*WHAT YOU HAVE TO DO:* Set the data down once more, exactly as it is written.

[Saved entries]
# lunarlab-gatech/SLIDE_SLAM

Hardware: AMD Instinct MI355X
Metric: pose-graph updates/sec + ms/Gauss-Newton iter, 8-robot 10k-landmark graph (higher is better)
Workload: dtype f64

## Files before the change

slide_slam_amd/csrc/chol_kernels.hip:

```cpp
#include <hip/hip_runtime.h>
#include <stdlib.h>
#include <algorithm>
#include <type_traits>
#include <utility>
#include <vector>

#include "graph_dev.hpp"
#include "kernels.hpp"

namespace sl {

typedef double v4d __attribute__((ext_vector_type(4)));
constexpr int CHOL_BATCH_MAX = 8;
__device__ inline v4d mfma_f64(double a, double b, v4d c) { return __builtin_amdgcn_mfma_f64_16x16x4f64(a, b, c, 0, 0, 0); }

__device__ inline double rsqrt_nr(double d) {
#ifdef SLIDE_RSQRT_OLD
  double y = __builtin_amdgcn_rsq(d);
  y = y * (1.5 - 0.5 * d * y * y);
  y = y * (1.5 - 0.5 * d * y * y);
  return y;
#else
  double y = __builtin_amdgcn_rsq(d);
  double t = d * y, h = 0.5 * y;
// ... 1712 lines not shown
  }
}

extern "C" int slide_debug_pair_timeouts() {
  int v = -1;
  if (hipMemcpyFromSymbol(&v, HIP_SYMBOL(g_pair_timeouts), sizeof(int)) != hipSuccess) return -1;
  return v;
}
#ifdef SLIDE_STAMPS
extern "C" void slide_debug_stamps(unsigned long long* out) { (void)hipMemcpyFromSymbol(out, HIP_SYMBOL(g_stamps), sizeof(g_stamps)); }
extern "C" void slide_debug_chain_stamps(unsigned long long* out) { (void)hipMemcpyFromSymbol(out, HIP_SYMBOL(g_chain_stamps), sizeof(g_chain_stamps)); }
#endif

constexpr unsigned long long BWD_SENT = CHAIN_SENTINEL;

__global__ void k_chol_extract_y(const double* __restrict__ S, int ld, int T, int Tr, double* __restrict__ yv, double* __restrict__ dp, int* status,
                                 double* __restrict__ prev) {
  const int c = blockIdx.x * blockDim.x + threadIdx.x;
  if (c == 0) status[4] = 0;
  if (c < T * NB) {
    yv[c] = S[(size_t)c * ld + (size_t)Tr * NB];
    if (prev) prev[c] = dp[c];
    dp[c] = __longlong_as_double((long long)BWD_SENT);
  }
}

struct ExtractArgs { int n; const double* S[CHOL_STEP_BATCH_MAX]; int ld[CHOL_STEP_BATCH_MAX]; int T[CHOL_STEP_BATCH_MAX]; int Tr[CHOL_STEP_BATCH_MAX]; double* yv[CHOL_STEP_BATCH_MAX]; double* dp[CHOL_STEP_BATCH_MAX]; int* status[CHOL_STEP_BATCH_MAX]; };
__global__ void k_chol_extract_y_b(ExtractArgs A) {
  const int r = blockIdx.y;
  const int c = blockIdx.x * blockDim.x + threadIdx.x;
  if (c == 0) A.status[r][4] = 0;
  if (c < A.T[r] * NB) {
    A.yv[r][c] = A.S[r][(size_t)c * A.ld[r] + (size_t)A.Tr[r] * NB];
    A.dp[r][c] = __longlong_as_double((long long)BWD_SENT);
  }
}

constexpr int CHAIN_THREADS = 320;
struct alignas(16) ChainLds {
// ... 599 lines not shown
                            hipStream_t s) {
  const int nT = T * NB;
  for (int k = row0 / NB; k < T; ++k)
    hipLaunchKernelGGL(k_cov_fwd, dim3((unsigned)(T - k)), dim3(256), 0, s, S, ld, k, Ld + (size_t)k * NB * NB, Winv + (size_t)k * 1024, Y, nT);
  hipLaunchKernelGGL(k_cov_gram, dim3(1), dim3(256), 0, s, Y, nT, row0 / NB * NB, cov36);
}
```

*EXERCISE OUTPUT:*
# lunarlab-gatech/SLIDE_SLAM

Hardware: AMD Instinct MI355X
Metric: pose-graph updates/sec + ms/Gauss-Newton iter, 8-robot 10k-landmark graph (higher is better)
Workload: dtype f64

## Files before the change

slide_slam_amd/csrc/chol_kernels.hip:

```cpp
#include <hip/hip_runtime.h>
#include <stdlib.h>
#include <algorithm>
#include <type_traits>
#include <utility>
#include <vector>

#include "graph_dev.hpp"
#include "kernels.hpp"

namespace sl {

typedef double v4d __attribute__((ext_vector_type(4)));
constexpr int CHOL_BATCH_MAX = 8;
__device__ inline v4d mfma_f64(double a, double b, v4d c) { return __builtin_amdgcn_mfma_f64_16x16x4f64(a, b, c, 0, 0, 0); }

__device__ inline double rsqrt_nr(double d) {
#ifdef SLIDE_RSQRT_OLD
  double y = __builtin_amdgcn_rsq(d);
  y = y * (1.5 - 0.5 * d * y * y);
  y = y * (1.5 - 0.5 * d * y * y);
  return y;
#else
  double y = __builtin_amdgcn_rsq(d);
  double t = d * y, h = 0.5 * y;
// ... 1712 lines not shown
  }
}

extern "C" int slide_debug_pair_timeouts() {
  int v = -1;
  if (hipMemcpyFromSymbol(&v, HIP_SYMBOL(g_pair_timeouts), sizeof(int)) != hipSuccess) return -1;
  return v;
}
#ifdef SLIDE_STAMPS
extern "C" void slide_debug_stamps(unsigned long long* out) { (void)hipMemcpyFromSymbol(out, HIP_SYMBOL(g_stamps), sizeof(g_stamps)); }
extern "C" void slide_debug_chain_stamps(unsigned long long* out) { (void)hipMemcpyFromSymbol(out, HIP_SYMBOL(g_chain_stamps), sizeof(g_chain_stamps)); }
#endif

constexpr unsigned long long BWD_SENT = CHAIN_SENTINEL;

__global__ void k_chol_extract_y(const double* __restrict__ S, int ld, int T, int Tr, double* __restrict__ yv, double* __restrict__ dp, int* status,
                                 double* __restrict__ prev) {
  const int c = blockIdx.x * blockDim.x + threadIdx.x;
  if (c == 0) status[4] = 0;
  if (c < T * NB) {
    yv[c] = S[(size_t)c * ld + (size_t)Tr * NB];
    if (prev) prev[c] = dp[c];
    dp[c] = __longlong_as_double((long long)BWD_SENT);
  }
}

struct ExtractArgs { int n; const double* S[CHOL_STEP_BATCH_MAX]; int ld[CHOL_STEP_BATCH_MAX]; int T[CHOL_STEP_BATCH_MAX]; int Tr[CHOL_STEP_BATCH_MAX]; double* yv[CHOL_STEP_BATCH_MAX]; double* dp[CHOL_STEP_BATCH_MAX]; int* status[CHOL_STEP_BATCH_MAX]; };
__global__ void k_chol_extract_y_b(ExtractArgs A) {
  const int r = blockIdx.y;
  const int c = blockIdx.x * blockDim.x + threadIdx.x;
  if (c == 0) A.status[r][4] = 0;
  if (c < A.T[r] * NB) {
    A.yv[r][c] = A.S[r][(size_t)c * A.ld[r] + (size_t)A.Tr[r] * NB];
    A.dp[r][c] = __longlong_as_double((long long)BWD_SENT);
  }
}

constexpr int CHAIN_THREADS = 320;
struct alignas(16) ChainLds {
// ... 599 lines not shown
                            hipStream_t s) {
  const int nT = T * NB;
  for (int k = row0 / NB; k < T; ++k)
    hipLaunchKernelGGL(k_cov_fwd, dim3((unsigned)(T - k)), dim3(256), 0, s, S, ld, k, Ld + (size_t)k * NB * NB, Winv + (size_t)k * 1024, Y, nT);
  hipLaunchKernelGGL(k_cov_gram, dim3(1), dim3(256), 0, s, Y, nT, row0 / NB * NB, cov36);
}
```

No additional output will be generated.